The Odds Are Against Us: Let’s Change Them
What if we held an election and nobody came? It happens every two years in the United States.
The so-called “odd year elections” are held with the best of intentions. In most of the United States we use these elections to decide on local issues and leadership in local offices (this year New Jersey, Virginia, Pennsylvania and California were exceptions, with state-wide issues on the ballot). The reasoning? Local elections should be about taking care of our roads or parks, figuring out how big we want to grow and how fast. Those aren’t necessarily partisan issues, we say, so we need a safe time, away from all the partisanship and mudslinging, for voters to put aside their parties and decide the right thing for their communities.
It makes us feel good to say that. And then, every time, almost none of us show up to vote.
Where are the people? They’re waiting for an even year to vote.

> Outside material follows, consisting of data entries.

enum class CState { Free, Used, Reserving, Reserved };
enum class GState { Allocated, Preempting, BeingPreempted };

const char* to_string(CState s);
const char* to_string(GState s);

struct HivedError : std::runtime_error {
  int code;
  HivedError(int code_, const std::string& msg) : std::runtime_error(msg), code(code_) {}
  static HivedError BadRequest(const std::string& msg) { return HivedError(400, msg); }
  static HivedError NotFound(const std::string& msg) { return HivedError(404, msg); }
  static HivedError Internal(const std::string& msg) { return HivedError(500, msg); }
};

template <class K, size_t N = 16>
class SmallPtrSet {
 public:
  bool empty() const { return n_ == 0 && big_.empty(); }
  size_t count(K* k) const {
    if (!big_.empty()) return big_.count(k);
    for (size_t i = 0; i < n_; i++) {
      if (inl_[i] == k) return 1;
    }
    return 0;
  }
  void insert(K* k) {
    if (count(k)) return;
    if (big_.empty() && n_ < N) {
      inl_[n_++] = k;
      return;
    }
    for (size_t i = 0; i < n_; i++) big_.insert(inl_[i]);
    n_ = 0;
    big_.insert(k);
  }
  void erase(K* k) {
    if (!big_.empty()) {
      big_.erase(k);
      return;
    }
    for (size_t i = 0; i < n_; i++) {
      if (inl_[i] == k) {
        inl_[i] = inl_[--n_];
        return;
      }
    }
  }

 private:
  K* inl_[N];
  size_t n_ = 0;
  std::unordered_set<K*> big_;
};

template <class K, class V, size_t N = 32>
class SmallPtrMap {
 public:
  bool empty() const { return n_ == 0 && big_.empty(); }
  V* find(K* k) {
    if (!big_.empty()) {
      auto it = big_.find(k);
      return it == big_.end() ? nullptr : &it->second;
    }
    for (size_t i = 0; i < n_; i++) {
      if (inl_[i].first == k) return &inl_[i].second;
    }
    return nullptr;
  }
  const V* find(K* k) const { return const_cast<SmallPtrMap*>(this)->find(k); }
  size_t count(K* k) const { return find(k) != nullptr ? 1 : 0; }
  V& at(K* k) {
    V* v = find(k);
    if (v == nullptr) throw std::out_of_range("SmallPtrMap::at");
    return *v;
  }
  V& operator[](K* k) {
    if (V* v = find(k)) return *v;
    if (big_.empty() && n_ < N) {
      inl_[n_] = {k, V{}};
      return inl_[n_++].second;
    }
    for (size_t i = 0; i < n_; i++) big_.emplace(inl_[i].first, inl_[i].second);
    n_ = 0;
    return big_[k];
  }
  void erase(K* k) {
    if (!big_.empty()) {
      big_.erase(k);
      return;
    }
    for (size_t i = 0; i < n_; i++) {
      if (inl_[i].first == k) {
        inl_[i] = inl_[--n_];
        return;
      }
    }
  }
  void clear() {
    n_ = 0;
    big_.clear();
  }
  template <class F>
  void forEach(F f) const {
    for (size_t i = 0; i < n_; i++) f(inl_[i].first, inl_[i].second);
    for (auto& [k, v] : big_) f(k, v);
  }

 private:
  std::pair<K*, V> inl_[N];
  size_t n_ = 0;
  std::unordered_map<K*, V> big_;
};
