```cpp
extern "C" int rela_r2d2_learner_grad(rela_r2d2_learner* l, void* stream_) {
  RELA_CHECK(l && l->loaded && l->pend_B > 0, RELA_ESTATE, "rela_r2d2_learner_grad: no rela_r2d2_learner_loss to differentiate");
  hipStream_t s = (hipStream_t)stream_;
  DeviceGuard g(l->device);
  const int Bn = l->pend_B, A = l->A, T = l->T, burn = l->burn, Tt = T - burn, rowsTr = Tt * Bn;
  const uint8_t* obs = l->pend_obs;
  const size_t tr0 = (size_t)burn * Bn;
  l->pend_B = 0;

  const rela_lstmnet_params P = lparams_at(l, l->P);
  float* Gm[14];
  for (int i = 0; i < 14; ++i) Gm[i] = l->G + l->off[i];
  const size_t blk = (size_t)Bn * kHid;
  float *H = l->Hs[0], *Cc = l->Cs[0];
  const float* o_tr = H + (size_t)(burn + 1) * blk;
  {
    ProbHeadDgradSeq p{};
    p.M = rowsTr, p.N = kHid, p.K = 32;
    p.d_ha = l->d_ha, p.a_w = P.a_w, p.v_w = P.v_w, p.d_o = l->d_o, p.A = A;
    launch_gemm<TileRows>(p, 1, s, "learner_dgrad_heads");
  }
  if (rowsTr >= 1024) {
    constexpr int kSplitHeads = 32;
    static_assert((size_t)kSplitHeads * 32 * 512 <= kTrunkPartFloats, "part size");
    ProbHeadWgradPart p{};
    p.M = 32, p.N = kHid, p.K = rowsTr;
    p.d_ha = l->d_ha, p.h = o_tr, p.part = l->part;
    launch_gemm<TileW32r>(p, kSplitHeads, s, "learner_wgrad_heads");
    hipLaunchKernelGGL(head_wgrad_reduce, dim3(ceil_div(32 * 512, 256)), dim3(256), 0, s, (const float*)l->part,
                       kSplitHeads, A, Gm[12], Gm[10]);
  } else {
    ProbHeadWgrad p{};
    p.M = 32, p.N = kHid, p.K = rowsTr;
    p.d_ha = l->d_ha, p.h = o_tr, p.g_a_w = Gm[12], p.g_v_w = Gm[10], p.A = A;
    launch_gemm<TileW32r>(p, 1, s, "learner_wgrad_heads");
  }
  colsum_launch(l->d_ha, rowsTr, 32, l->cpart, l->s32, s);
  hipLaunchKernelGGL(head_bias_grad, dim3(1), dim3(32), 0, s, (const float*)l->s32, A, Gm[13], Gm[11]);
  RELA_HIP(hipMemsetAsync(l->dc_rec, 0, blk * sizeof(float), s));
  const int cell_grid = ceil_div((int64_t)Bn * kHid, 256);
  float* ga_tr = l->gx + tr0 * kGates;
  if (l->rec_persist && l->rec_chains_fit && Bn <= 128 && Tt <= l->T) {
    const int Tpad_c = (l->T + 3) / 4 * 4;
    RELA_HIP(hipMemsetAsync(l->rec_chain_bar, 0, sizeof(unsigned) * (size_t)(8 * Tpad_c), s));
    BpttArgs ba{};
    ba.ga = ga_tr, ba.d_o = l->d_o, ba.whh = P.w_hh, ba.C = Cc, ba.dc_rec = l->dc_rec;
    ba.bar = l->rec_chain_bar, ba.tmo = l->rec_bar, ba.Tt = Tt, ba.Bn = Bn, ba.burn = burn;
    ProfScope prof("learner_lstm_bptt_persist", s);
    hipLaunchKernelGGL(lstm_bptt_chain<false>, dim3(8 * kBpttBlocks), dim3(kRecThreads), 0, s, ba, Tpad_c);
  } else
  for (int t = Tt - 1; t >= 0; --t) {
    const int gs = burn + t;
    {
      ProfScope prof("learner_lstm_cell_bwd", s);
      hipLaunchKernelGGL(lstm_cell_bwd, dim3(cell_grid), dim3(256), 0, s, ga_tr + (size_t)t * Bn * kGates,
                         (const float*)(l->d_o + (size_t)t * blk), (const float*)l->rec_part,
                         t == Tt - 1 ? 0 : kRecSplitB, Bn, (const float*)(Cc + (size_t)(gs + 1) * blk),
                         (const float*)(Cc + (size_t)gs * blk), l->dc_rec);
    }
    if (t > 0) {
      ProbRecBwd p{};
      p.M = Bn, p.N = kHid, p.K = kGates;
      p.dg = ga_tr + (size_t)t * Bn * kGates, p.whh = P.w_hh, p.part = l->rec_part;
      launch_gemm<TileRec>(p, kRecSplitB, s, "learner_lstm_rec_bwd");
    }
  }
  const float* DG = ga_tr;
  const float* hprev = H + (size_t)burn * blk;
  const float* a3_tr = l->a3 + tr0 * kA3;
  if (l->precision != 1) {
    ProbWhh p{};
    p.M = kGates, p.N = kHid, p.K = rowsTr;
    p.dg = DG, p.hprev = hprev, p.out = Gm[7];
    launch_gemm<TileWg>(p, 1, s, "learner_wgrad_lstm_hh");
  }
  if (l->precision == 1) {
    using namespace gemm16;
    const int chunks = ceil_div(rowsTr, 64);
    uint8_t* dgT = l->trec;
    uint8_t* a3T = l->trec + (size_t)kGates * chunks * REC;
    {
      ProfScope prof("learner_lstm_split_cols", s);
      hipLaunchKernelGGL(split_cols_rec64, dim3(kGates / 64, chunks), dim3(256), 0, s, DG, (int64_t)rowsTr, kGates, 0, dgT);
      hipLaunchKernelGGL(split_cols_rec64, dim3(kFeat / 64, chunks), dim3(256), 0, s, a3_tr, (int64_t)rowsTr, kFeat, 1, a3T);
    }
    int rc = launch_rec64_nt(dgT, a3T, kGates, kFeat, chunks, EpiPlain{Gm[6], kFeat}, s, "learner_wgrad_lstm_ih");
    if (rc != RELA_OK) return rc;
    {
      ProfScope prof("learner_lstm_split_cols", s);
      hipLaunchKernelGGL(split_cols_rec64, dim3(kHid / 64, chunks), dim3(256), 0, s, hprev, (int64_t)rowsTr, kHid, 0, a3T);
    }
    rc = launch_rec64_nt(dgT, a3T, kGates, kHid, chunks, EpiPlain{Gm[7], kHid}, s, "learner_wgrad_lstm_hh");
    if (rc != RELA_OK) return rc;
  } else {
    ProbWih p{};
    p.M = kGates, p.N = kFeat, p.K = rowsTr;
    p.dg = DG, p.a3 = a3_tr, p.out = Gm[6];
    launch_gemm<TileWg>(p, 1, s, "learner_wgrad_lstm_ih");
  }
  colsum_launch(DG, rowsTr, kGates, l->cpart, Gm[8], s);
  RELA_HIP(hipMemcpyAsync(Gm[9], Gm[8], sizeof(float) * kGates, hipMemcpyDeviceToDevice, s));
  if (l->precision == 1) {
    using namespace gemm16;
    {
      ProfScope prof("learner_lstm_split_rows", s);
      hipLaunchKernelGGL(split_rows_rec64, dim3(ceil_div((int64_t)rowsTr * kGates / 8, 256)), dim3(256), 0, s, DG,
                         (int64_t)rowsTr, kGates, l->arec);
    }
    int rc = launch_rec64_nt(l->arec, l->wTrec, rowsTr, kFeat, kGates / 64, EpiReluMask{l->d_a3, a3_tr, kFeat}, s,
                             "learner_dgrad_lstm_ih");
    if (rc != RELA_OK) return rc;
  } else {
    ProbIhDgrad p{};
    p.M = rowsTr, p.N = kFeat, p.K = kGates;
    p.dg = DG, p.wihp = l->wihp, p.a3 = a3_tr, p.d_a3 = l->d_a3;
    launch_gemm<TileRows>(p, 1, s, "learner_dgrad_lstm_ih");
  }
  {
    TrunkBwd t{};
    t.Bn = rowsTr, t.obs = obs + tr0 * 28224, t.a1 = l->a1 + tr0 * kA1, t.a2 = l->a2 + tr0 * kA2, t.d_a3 = l->d_a3;
    t.d_a2 = l->d_a2, t.d_a1 = l->d_a1, t.col = l->col, t.part = l->part, t.cpart = l->cpart;
    t.w2p = l->w2p, t.w3p = l->w3p;
    t.g_c1w = Gm[0], t.g_c1b = Gm[1], t.g_c2w = Gm[2], t.g_c2b = Gm[3], t.g_c3w = Gm[4], t.g_c3b = Gm[5];
    t.fast = l->precision == 1;
    trunk_backward(t, s);
  }
  RELA_LAUNCH_CHECK();
  return RELA_OK;
}

extern "C" int rela_r2d2_learner_apply(rela_r2d2_learner* l, void* stream_) {
  RELA_CHECK(l && l->loaded, RELA_ESTATE, "rela_r2d2_learner_apply: parameters were never loaded");
  hipStream_t s = (hipStream_t)stream_;
  DeviceGuard g(l->device);
  optimizer_apply(l->opt, l->P, l->G, l->S1, l->S2, l->off[14], l->npart, l->norm, s, l->rec_bar);
  RELA_LAUNCH_CHECK();
  return repack_r2d2(l, true, false, s);
}
```

Baseline: 3.372 million env-steps/s.

## Fuse col2im into implicit-GEMM conv data gradients and single-part conv1 B operand

Replaces the conv3/conv2 data-gradient GEMM-plus-col2im scatter with implicit-GEMM (gather) formulations that fold the ReLU mask into the store. This drops the large col buffer and its write/read traffic, and adds a chunk-folding accumulator. Separately, the emulated conv1 weight gradient treats the uint8 observation operand as exactly representable in one bf16 part, cutting MFMAs and LDS. The change also caps trunk frames per step to keep the grid y extent valid.

Result: faster. 3.424 million env-steps/s, median of 6 (+1.5%).

```diff
diff --git a/rela_amd/csrc/gemm_bf16x3.h b/rela_amd/csrc/gemm_bf16x3.h
--- a/rela_amd/csrc/gemm_bf16x3.h
+++ b/rela_amd/csrc/gemm_bf16x3.h
@@ -49,6 +49,7 @@
 template <int BM_, int BN_, int WM_, int WN_, bool AMC_, int PARTS_ = 2>
 struct TileCfg {
   static constexpr int BM = BM_, BN = BN_, WM = WM_, WN = WN_, PARTS = PARTS_;
+  static constexpr int BPARTS = PARTS;
   static constexpr bool AMC = AMC_;
   static_assert(PARTS == 2 || PARTS == 3, "two or three bf16 parts per operand");
   static_assert(WM * WN == 8, "8 wavefronts per block");
@@ -64,6 +65,13 @@
   static constexpr int A_V4 = BM * BK / 4, B_V4 = BN * BK / 4;
   static constexpr int A_IT = (A_V4 + kT - 1) / kT, B_IT = (B_V4 + kT - 1) / kT;
 };
+template <class Base>
+struct SinglePartB : Base {
+  static_assert(Base::PARTS == 3, "the one-part B operand goes with a three-part A");
+  static constexpr int BPARTS = 1;
+  static constexpr int BUF = Base::PARTS * Base::A_HALF + Base::B_HALF;
+  static constexpr int LDS_BYTES = 2 * BUF;
+};
 
 struct GridMap {
   int gx, gy, gz;
@@ -154,8 +162,8 @@
       else split4(rb[S][j], hi, lo);
       const int off = krow(kr) * T::LDB + q * 8;
       *reinterpret_cast<uint2*>(bb + off) = hi;
-      if constexpr (T::PARTS == 3) *reinterpret_cast<uint2*>(bb + T::B_HALF + off) = mid;
-      *reinterpret_cast<uint2*>(bb + (T::PARTS - 1) * T::B_HALF + off) = lo;
+      if constexpr (T::BPARTS == 3) *reinterpret_cast<uint2*>(bb + T::B_HALF + off) = mid;
+      if constexpr (T::BPARTS > 1) *reinterpret_cast<uint2*>(bb + (T::BPARTS - 1) * T::B_HALF + off) = lo;
     }
   };
 
@@ -197,12 +205,12 @@
     if (cur + D < c1) gload(cur + D, cs);
     const uint8_t* base = smem + buf * T::BUF;
     const uint8_t* bb = base + T::PARTS * T::A_HALF;
-    bf16x8 bp[T::TN][T::PARTS];
+    bf16x8 bp[T::TN][T::BPARTS];
 #pragma unroll
     for (int u = 0; u < T::TN; ++u) {
       const int col0 = (wn * T::TN + u) * 16;
 #pragma unroll
-      for (int q = 0; q < T::PARTS; ++q) bp[u][q] = frag_tr(bb + q * T::B_HALF, T::LDB, col0);
+      for (int q = 0; q < T::BPARTS; ++q) bp[u][q] = frag_tr(bb + q * T::B_HALF, T::LDB, col0);
     }
 #pragma unroll
     for (int t = 0; t < T::TM; ++t) {
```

In North Carolina, where I live, in the past five “odd year elections,” about one in six eligible voters have turned out to decide these races.
People were apparently really excited by the turnout this week in Charlotte. There was a big vote on whether the city should increase the sales tax to pay for a major expansion of the light rail system. The mayor’s race and city council races were on the ballot. Candidates spent a boatload of money, so much that, at the end of the day 21.9% of voters (1/5 instead of 1/6) turned out.
Looked at it another way, that means that when the Charlotte sales tax increase passed by a 52%-48% margin, the only thing we can be sure about is that 11.39% of the population thinks it’s a good idea and 10.5% think it’s not.
Odd year elections are the opposite of democratic. It’s time to get rid of them.
If it was ever true that local elections were nonpartisan, it’s not anymore.
My first signal that the tide was changing came in 2019, when three sitting county commissioners in Transylvania County, NC (yes, there is one), who were known to be Republicans, announced they had changed their registration to Independent. They didn’t change any of their stances on local issues – just their official party affiliation — in what they said was an effort to depolarize. “This is not a choice we take lightly,” they said in a joint statement. “Our objective is problem-solving in Transylvania County, and our experience is that partisanship is an obstacle to local governance.” When two of them, long-serving commissioners, decided to stand for re-election, they were voted out.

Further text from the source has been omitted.